The system of dowries over the centuries in Europe became perverted so that it meant that the father gave a dowry to the groom whereas in the biblical system the young bridegroom worked on average three years and gave the equivalent of that because he was living at home to the bride’s father to give to the bride. And it was her capitol in case he ever proved false and it meant that it was a good guarantee against him misbehaving because just calculate three years of your income, you’d think twice before you forfeited that. But the medieval dowry system meant that the birth of a girl was a very, very great problem because of the expense of the dowry. And if you had two, three, four girls you made sure they became nuns because if you were hard up for cash you didn’t like the idea. Now this meant it was a very grave social tragedy that the daughters of the poor had no course but prostitution. Their families didn’t want them, they were a burden and the convents didn’t want them they didn’t bring in any profit to them, so by and large their only course was the streets and that’s why Saint Charles in Milan as bishop set aside a fund as the dowry for all poor girls in his [unknown] so that they would not have to hit the streets at a certain age. It meant of course since these girls could not marry without a dowry a lot of men went unmarried, poor men. Any other questions or comments?

Yes?

[Unintelligible Question]

[Rushdoony] No that’s not true. As we saw an earlier chapter of John our Lord said ‘judge righteous judgment’ and in the famous passage ‘judge not let ye be judged’ our Lord goes on to say ‘what measure you judge it shall be measured unto you’. In other words, be careful about judging is what He said because the standard you use will be used against you and if you use a standard that is not from the law of God it’s no good and you’re going to be hit with something that’s no good. If you judge someone because you don’t like their looks then somebody is going to judge you for a trifling thing also.

[Unintelligible Question]

[Rushdoony] If either party had been married it would have been death. They wanted a death penalty statement from Him. So either, well apparently she was also married because the death penalty would have been applied to her, it would not have been if it had been seduction. Well if there are no further questions let us conclude with prayer.

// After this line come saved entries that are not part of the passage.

diff --git a/uncertaintyquantification_sleepapnea_1dcnn_amd/csrc/x3_table.h b/uncertaintyquantification_sleepapnea_1dcnn_amd/csrc/x3_table.h
--- /dev/null
+++ b/uncertaintyquantification_sleepapnea_1dcnn_amd/csrc/x3_table.h
@@ -0,0 +1,12 @@
+#pragma once
+
+#ifdef APNEAUQ_X3_TABLE
+#include APNEAUQ_X3_TABLE
+#else
+#define APNEAUQ_X3_LAYERS(X)                        \
+  X(1, 128, 192, 5, 4, 2, 4, false, -8, 0, 32, 1, 0) \
+  X(2, 192, 224, 3, 2, 1, 7, false, 4, 4, 64, 1, 0) \
+  X(3, 224, 96, 7, 4, 2, 2, false, 4, 4, 32, 1, 0)  \
+  X(4, 96, 256, 9, 2, 1, 8, false, 4, 4, 32, 1, 3)  \
+  X(5, 256, 96, 9, 4, 2, 2, true, 4, 4, 64, 1, 0)
+#endif
diff --git a/uncertaintyquantification_sleepapnea_1dcnn_amd/ops/x3.py b/uncertaintyquantification_sleepapnea_1dcnn_amd/ops/x3.py
--- a/uncertaintyquantification_sleepapnea_1dcnn_amd/ops/x3.py
+++ b/uncertaintyquantification_sleepapnea_1dcnn_amd/ops/x3.py
@@ -112,6 +112,7 @@
         self.smax = [torch.zeros(n_r1 if l == 0 else samples, dtype=torch.int32, device=dev) for l in range(5)]
         self.amax = [torch.zeros(max(groups, 1) * 2, **f32) for l in range(6)]
         self.gscale = [torch.ones(max(groups, 1), **f32) for l in range(5)] + [None]
+        self.err = torch.zeros(1, dtype=torch.int32, device=dev)
 
     def smax_out(self, l: int, k: int) -> Optional[torch.Tensor]:
         if l >= 5:
@@ -133,6 +134,27 @@
 
 def _sign(l: int, sl: frozenset):
     return (l - 1) in sl and l >= 2, l in sl and l <= 4
+
+
+def _ring() -> bool:
+    return os.environ.get("APNEAUQ_X3_RING", "1") not in ("0", "")
+
+
+def ring_error(model: "X3Model", clear: bool = False) -> int:
+    ws = model._ws.get("ws")
+    if ws is None:
+        return 0
+    v = int(ws.err.item())
+    if clear:
+        ws.err.zero_()
+    return v
+
+
+def _check_ring(model: "X3Model") -> None:
+    if os.environ.get("APNEAUQ_X3_CHECK", "0") not in ("0", ""):
+        v = ring_error(model)
+        if v:
+            raise RuntimeError(f"x3 chunk ring: a bounded spin ran out (error word {v:#x}); the outputs are poisoned")
 
 
 def _dsc(rate: float) -> float:
@@ -193,6 +215,7 @@
     eps, mom = float(spec.bn_epsilon), float(spec.bn_momentum)
     seed = int(seed) & ((1 << 63) - 1)
     sl = _sign_layers()
+    ring = _ring()
     out = torch.empty(n_pass, n, dtype=torch.float32, device=model.device)
     ws.stats[0].zero_()
     o.x3_l1(x, model.w1, model.b1, ws.r1, ws.stats[0], n, 1, None)
@@ -212,7 +235,7 @@
             dst = ws.sums if l == 5 else ws.buf[(l - 1) % 2]
             o.x3_layer(l, src, dst, model.wfrag[l], 0, model.bias[l], model.wscale[l], 0, ws.aff[l - 1],
                        0 if l == 1 else 2 * CH[l], st, n, tc, l == 1, thr[l - 1], thr[l], seed, pb,
-                       int(window_offset), int(grid), None, None, None, ws.gscale[l - 1], *_sign(l, sl))
+                       int(window_offset), int(grid), None, None, None, ws.gscale[l - 1], *_sign(l, sl), ws.err, ring)
             if sync is not None:
                 _sync_stats(sync, st, tc, c)
             g, b, mm, mv = model.bn[l]
@@ -220,6 +243,7 @@
                      None, ws.gscale[l])
         o.x3_head(ws.sums, ws.aff[5], 2 * CH[6], model.dw, model.db, 0, ws.out, n, tc, False)
         out[t0: t0 + tc].copy_(ws.out[: tc * n].view(tc, n))
+    _check_ring(model)
     return out
 
 
@@ -237,6 +261,7 @@
     eps, mom = float(spec.bn_epsilon), float(spec.bn_momentum)
     seed = int(seed) & ((1 << 63) - 1)
     sl = _sign_layers()
+    ring = _ring()
     out = torch.empty(n_pass, n, dtype=torch.float32, device=model.device)
 
     def run(s: int, e: int, upto: int, pb: int, stats_layer: int) -> None:
@@ -248,7 +273,7 @@
             o.x3_layer(l, src, dst, model.wfrag[l], 0, model.bias[l], model.wscale[l], 0, ws.aff[l - 1],
                        0 if l == 1 else 2 * CH[l], ws.stats[l] if l == stats_layer else None, m, 1, l == 1,
                        thr[l - 1], thr[l], seed, pb, int(window_offset) + s, 0, None, None, None, ws.gscale[l - 1],
-                       *_sign(l, sl))
+                       *_sign(l, sl), ws.err, ring)
 
     def finish_layer(l: int, repeat: int) -> None:
         if sync is not None:
@@ -272,6 +297,7 @@
             run(s, e, 5, pb, -1)
             o.x3_head(ws.sums, ws.aff[5], 0, model.dw, model.db, 0, ws.out, e - s, 1, False)
             out[t, s:e].copy_(ws.out[: e - s])
+    _check_ring(model)
     return out
 
 
@@ -310,6 +336,7 @@
     if not dropout:
         return _predict_members(model, ws, x, G, eps, mom, logits)
     sl = _sign_layers()
+    ring = _ring()
     for l in range(6):
         g, b, mm, mv = model.bn[l]
         o.x3_aff(None, g, b, mm, mv, ws.aff[l], CH[l + 1], G, CH[l + 1] if G > 1 else 0, False, 1, 1.0, eps, mom,
@@ -324,9 +351,10 @@
         o.x3_layer(l, src, dst, model.wfrag[l], wstride, model.bias[l], model.wscale[l],
                    CH[l + 1] if per_member else 0, ws.aff[l - 1], 2 * CH[l] if per_member else 0, None, n, groups,
                    dropout and l == 1, thr[l - 1], thr[l], seed, int(pass_offset),
-                   int(window_offset), 0, ws.smax[l - 1], ws.amax[l - 1], sm, None, *_sign(l, sl))
+                   int(window_offset), 0, ws.smax[l - 1], ws.amax[l - 1], sm, None, *_sign(l, sl), ws.err, ring)
     o.x3_head(ws.sums, ws.aff[5], 2 * CH[6] if per_member else 0, model.dw, model.db, CH[6] if per_member else 0,
               ws.out, n, groups, bool(logits))
+    _check_ring(model)
     return ws.out[: groups * n].view(G, n_pass, n).clone()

Our Father we give thanks unto Thee for Thy word. Thy word is indeed true and Thy word is like refreshing water unto our souls. We thank Thee that in Thy grace and mercy Thou hast spoken to us and by Thy holy spirit enabled us to understand Thy word. Make us ever faithful and joyful in Thee and in Thy word and kingdom. And now go in peace, God the Father, God the Son and God the Holy Ghost bless you and keep you, guide and protect you, this day and always, Amen.